▶ [WORK TO COMPLETE]:
Extract each line of the data below exactly as written.

▶ [RAW DATA]:
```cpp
// ... 224 lines not shown
        const unsigned long long voters = __ballot(ok);
        const uint32_t nm = (uint32_t)__popcll(members), nv = (uint32_t)__popcll(voters);
        if (voters == 0) { arrivals = (uint32_t)__builtin_amdgcn_readfirstlane((int)(arrivals + nm)); return; }
        const int mine = bin_x | (bin_y << 8);
        const int k = __builtin_amdgcn_readlane(mine, __ffsll((long long)voters) - 1);
        if ((__ballot(ok && mine == k) & voters) == voters) {
            if (votes != 0 && key != k) flush(vm, range, pair);
            key = k;
            votes = (uint32_t)__builtin_amdgcn_readfirstlane((int)(votes + nv));
            arrivals = (uint32_t)__builtin_amdgcn_readfirstlane((int)(arrivals + nm));
            return;
        }
        flush(vm, range, pair);
        const int n = 2 * (2 * range + 1) + 1;
        uint32_t *rec = vm.base + (size_t)pair * vm.stride;
        wave_vote_agent(rec + 2, bin_x, ok);
        wave_vote_agent(rec + 2 + n, bin_y, ok);
        if ((threadIdx.x & 63) == 0)
            (void)__hip_atomic_fetch_add(reinterpret_cast<unsigned long long *>(rec), ((unsigned long long)nm << 32) | nv, __ATOMIC_RELAXED,
                                         __HIP_MEMORY_SCOPE_AGENT);
    }
};

__device__ __forceinline__ void await_votes_and_finalise(const VoteMem &vm, const FlowTail &tail, uint32_t pair)
{
    const uint64_t deadline_ticks = vm.deadline_ticks;
    const int centre = 2 * tail.range + 1, n = 2 * centre + 1, lane = (int)(threadIdx.x & 63);
    uint32_t *rec = vm.base + (size_t)pair * vm.stride, *hist_x = rec + 2, *hist_y = rec + 2 + n;
    const uint64_t t0 = __builtin_amdgcn_s_memrealtime();
    uint32_t hx = 0, hy = 0;
    int total = 0;
    bool complete = false;
    for (;;) {
        uint32_t arrived = 0, announced = 0;
        if (lane < n) {
            hx = __hip_atomic_load(&hist_x[lane], __ATOMIC_RELAXED, __HIP_MEMORY_SCOPE_AGENT);
            hy = __hip_atomic_load(&hist_y[lane], __ATOMIC_RELAXED, __HIP_MEMORY_SCOPE_AGENT);
        } else if (lane == 63) {
            const unsigned long long a = __hip_atomic_load(reinterpret_cast<unsigned long long *>(rec), __ATOMIC_RELAXED,
                                                           __HIP_MEMORY_SCOPE_AGENT);
            arrived = (uint32_t)(a >> 32);
            announced = (uint32_t)a;
        }
        arrived = (uint32_t)__shfl((int)arrived, 63, 64);
        announced = (uint32_t)__shfl((int)announced, 63, 64);
        total = (int)wave_sum_u32(hx);
// ... 47 lines not shown
```

### aero-optical-flow_amd/csrc/k_reduce.hip

```cpp
#include "aof_device.hpp"
#include "aof_internal.hpp"
#include "aof_reduce.hpp"

namespace aof {

namespace {

constexpr int kThreads = 256;
constexpr int kMaxHist = 256;
constexpr int64_t kMidPairs = 1024;
constexpr int64_t kWidePairs = 512;

template <int GROUP, int kThreads = 256>
__global__ __launch_bounds__(kThreads) void k_reduce(ReduceArgs a)
{
    constexpr int kGroups = kThreads / GROUP;
    __shared__ uint32_t s_hist[kGroups][2][kMaxHist];
    __shared__ int s_sums[kGroups][3];
    const int grp = (int)threadIdx.x / GROUP, tid = (int)threadIdx.x % GROUP;
    const int64_t pair = (int64_t)blockIdx.x * kGroups + grp;
    if (GROUP < kThreads && pair >= a.n_pairs) return;
    auto sync = [] { if (GROUP == kThreads) __syncthreads(); else __builtin_amdgcn_wave_barrier(); };
    uint32_t (*hist)[kMaxHist] = s_hist[grp];
    int *sums = s_sums[grp];
    const int centre = 2 * a.tail.range + 1, n = 2 * centre + 1;
    for (int k = tid; k < n; k += GROUP) { hist[0][k] = 0; hist[1][k] = 0; }
    if (tid < 3) sums[tid] = 0;
    sync();

    if (a.parts) {
        const uint32_t *parts = a.parts + (size_t)pair * a.nstrips * (size_t)(2 * n);
        for (int k = tid; k < 2 * n; k += GROUP) {
            uint32_t v = 0;
            for (int st = 0; st < a.nstrips; st++) v += parts[(size_t)st * (2 * n) + k];
            const int axis = k >= n, bin = k - axis * n;
            hist[axis][bin] = v;
            if (v) {
                atomicAdd(&sums[axis], (bin - centre) * (int)v);
                if (!axis) atomicAdd(&sums[2], (int)v);
            }
        }
        sync();
    } else {
    const aof_block *blocks = a.blocks + pair * a.tail.nblocks;
    const uint8_t *subdirs = a.subdirs ? a.subdirs + pair * a.tail.nblocks : nullptr;
    int s2x = 0, s2y = 0, cnt = 0;
    auto vote = [&](bool ok, aof_block r, int sd) {
        ok = ok && !(r.sad == AOF_SAD_SKIPPED || (int)r.sad >= a.value_threshold);
        int hx = 0, hy = 0;
        if (ok && subdirs) {
            hx = (sd == 0 || sd == 1 || sd == 7) ? 1 : ((sd == 3 || sd == 4 || sd == 5) ? -1 : 0);
            hy = (sd == 1 || sd == 2 || sd == 3) ? 1 : ((sd == 5 || sd == 6 || sd == 7) ? -1 : 0);
        }
// ... 98 lines not shown
        const bool in = b < b1;
        const aof_block r = __builtin_bit_cast(aof_block, in ? blocks[b] : 0xFFFF0000u);
        const int sd = in && subdirs ? subdirs[b] : 8;
        const bool ok = in && !(r.sad == AOF_SAD_SKIPPED || (int)r.sad >= a.value_threshold);
        int hx = 0, hy = 0;
        if (ok && subdirs) {
            hx = (sd == 0 || sd == 1 || sd == 7) ? 1 : ((sd == 3 || sd == 4 || sd == 5) ? -1 : 0);
            hy = (sd == 1 || sd == 2 || sd == 3) ? 1 : ((sd == 5 || sd == 6 || sd == 7) ? -1 : 0);
        }
        wave_vote(hist[0], 2 * r.dx + hx + centre, ok);
        wave_vote(hist[1], 2 * r.dy + hy + centre, ok);
    }
    __syncthreads();
    uint32_t *out = a.chunk_parts + ((size_t)pair * chunks + chunk) * (size_t)(2 * n);
    for (int k = tid; k < 2 * n; k += kThreads) out[k] = k < n ? hist[0][k] : hist[1][k - n];
}

}
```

▶ [SOLUTION TO THIS EXERCISE]:
```cpp
// ... 224 lines not shown
        const unsigned long long voters = __ballot(ok);
        const uint32_t nm = (uint32_t)__popcll(members), nv = (uint32_t)__popcll(voters);
        if (voters == 0) { arrivals = (uint32_t)__builtin_amdgcn_readfirstlane((int)(arrivals + nm)); return; }
        const int mine = bin_x | (bin_y << 8);
        const int k = __builtin_amdgcn_readlane(mine, __ffsll((long long)voters) - 1);
        if ((__ballot(ok && mine == k) & voters) == voters) {
            if (votes != 0 && key != k) flush(vm, range, pair);
            key = k;
            votes = (uint32_t)__builtin_amdgcn_readfirstlane((int)(votes + nv));
            arrivals = (uint32_t)__builtin_amdgcn_readfirstlane((int)(arrivals + nm));
            return;
        }
        flush(vm, range, pair);
        const int n = 2 * (2 * range + 1) + 1;
        uint32_t *rec = vm.base + (size_t)pair * vm.stride;
        wave_vote_agent(rec + 2, bin_x, ok);
        wave_vote_agent(rec + 2 + n, bin_y, ok);
        if ((threadIdx.x & 63) == 0)
            (void)__hip_atomic_fetch_add(reinterpret_cast<unsigned long long *>(rec), ((unsigned long long)nm << 32) | nv, __ATOMIC_RELAXED,
                                         __HIP_MEMORY_SCOPE_AGENT);
    }
};

__device__ __forceinline__ void await_votes_and_finalise(const VoteMem &vm, const FlowTail &tail, uint32_t pair)
{
    const uint64_t deadline_ticks = vm.deadline_ticks;
    const int centre = 2 * tail.range + 1, n = 2 * centre + 1, lane = (int)(threadIdx.x & 63);
    uint32_t *rec = vm.base + (size_t)pair * vm.stride, *hist_x = rec + 2, *hist_y = rec + 2 + n;
    const uint64_t t0 = __builtin_amdgcn_s_memrealtime();
    uint32_t hx = 0, hy = 0;
    int total = 0;
    bool complete = false;
    for (;;) {
        uint32_t arrived = 0, announced = 0;
        if (lane < n) {
            hx = __hip_atomic_load(&hist_x[lane], __ATOMIC_RELAXED, __HIP_MEMORY_SCOPE_AGENT);
            hy = __hip_atomic_load(&hist_y[lane], __ATOMIC_RELAXED, __HIP_MEMORY_SCOPE_AGENT);
        } else if (lane == 63) {
            const unsigned long long a = __hip_atomic_load(reinterpret_cast<unsigned long long *>(rec), __ATOMIC_RELAXED,
                                                           __HIP_MEMORY_SCOPE_AGENT);
            arrived = (uint32_t)(a >> 32);
            announced = (uint32_t)a;
        }
        arrived = (uint32_t)__shfl((int)arrived, 63, 64);
        announced = (uint32_t)__shfl((int)announced, 63, 64);
        total = (int)wave_sum_u32(hx);
// ... 47 lines not shown
```

### aero-optical-flow_amd/csrc/k_reduce.hip

```cpp
#include "aof_device.hpp"
#include "aof_internal.hpp"
#include "aof_reduce.hpp"

namespace aof {

namespace {

constexpr int kThreads = 256;
constexpr int kMaxHist = 256;
constexpr int64_t kMidPairs = 1024;
constexpr int64_t kWidePairs = 512;

template <int GROUP, int kThreads = 256>
__global__ __launch_bounds__(kThreads) void k_reduce(ReduceArgs a)
{
    constexpr int kGroups = kThreads / GROUP;
    __shared__ uint32_t s_hist[kGroups][2][kMaxHist];
    __shared__ int s_sums[kGroups][3];
    const int grp = (int)threadIdx.x / GROUP, tid = (int)threadIdx.x % GROUP;
    const int64_t pair = (int64_t)blockIdx.x * kGroups + grp;
    if (GROUP < kThreads && pair >= a.n_pairs) return;
    auto sync = [] { if (GROUP == kThreads) __syncthreads(); else __builtin_amdgcn_wave_barrier(); };
    uint32_t (*hist)[kMaxHist] = s_hist[grp];
    int *sums = s_sums[grp];
    const int centre = 2 * a.tail.range + 1, n = 2 * centre + 1;
    for (int k = tid; k < n; k += GROUP) { hist[0][k] = 0; hist[1][k] = 0; }
    if (tid < 3) sums[tid] = 0;
    sync();

    if (a.parts) {
        const uint32_t *parts = a.parts + (size_t)pair * a.nstrips * (size_t)(2 * n);
        for (int k = tid; k < 2 * n; k += GROUP) {
            uint32_t v = 0;
            for (int st = 0; st < a.nstrips; st++) v += parts[(size_t)st * (2 * n) + k];
            const int axis = k >= n, bin = k - axis * n;
            hist[axis][bin] = v;
            if (v) {
                atomicAdd(&sums[axis], (bin - centre) * (int)v);
                if (!axis) atomicAdd(&sums[2], (int)v);
            }
        }
        sync();
    } else {
    const aof_block *blocks = a.blocks + pair * a.tail.nblocks;
    const uint8_t *subdirs = a.subdirs ? a.subdirs + pair * a.tail.nblocks : nullptr;
    int s2x = 0, s2y = 0, cnt = 0;
    auto vote = [&](bool ok, aof_block r, int sd) {
        ok = ok && !(r.sad == AOF_SAD_SKIPPED || (int)r.sad >= a.value_threshold);
        int hx = 0, hy = 0;
        if (ok && subdirs) {
            hx = (sd == 0 || sd == 1 || sd == 7) ? 1 : ((sd == 3 || sd == 4 || sd == 5) ? -1 : 0);
            hy = (sd == 1 || sd == 2 || sd == 3) ? 1 : ((sd == 5 || sd == 6 || sd == 7) ? -1 : 0);
        }
// ... 98 lines not shown
        const bool in = b < b1;
        const aof_block r = __builtin_bit_cast(aof_block, in ? blocks[b] : 0xFFFF0000u);
        const int sd = in && subdirs ? subdirs[b] : 8;
        const bool ok = in && !(r.sad == AOF_SAD_SKIPPED || (int)r.sad >= a.value_threshold);
        int hx = 0, hy = 0;
        if (ok && subdirs) {
            hx = (sd == 0 || sd == 1 || sd == 7) ? 1 : ((sd == 3 || sd == 4 || sd == 5) ? -1 : 0);
            hy = (sd == 1 || sd == 2 || sd == 3) ? 1 : ((sd == 5 || sd == 6 || sd == 7) ? -1 : 0);
        }
        wave_vote(hist[0], 2 * r.dx + hx + centre, ok);
        wave_vote(hist[1], 2 * r.dy + hy + centre, ok);
    }
    __syncthreads();
    uint32_t *out = a.chunk_parts + ((size_t)pair * chunks + chunk) * (size_t)(2 * n);
    for (int k = tid; k < 2 * n; k += kThreads) out[k] = k < n ? hist[0][k] : hist[1][k - n];
}

}
```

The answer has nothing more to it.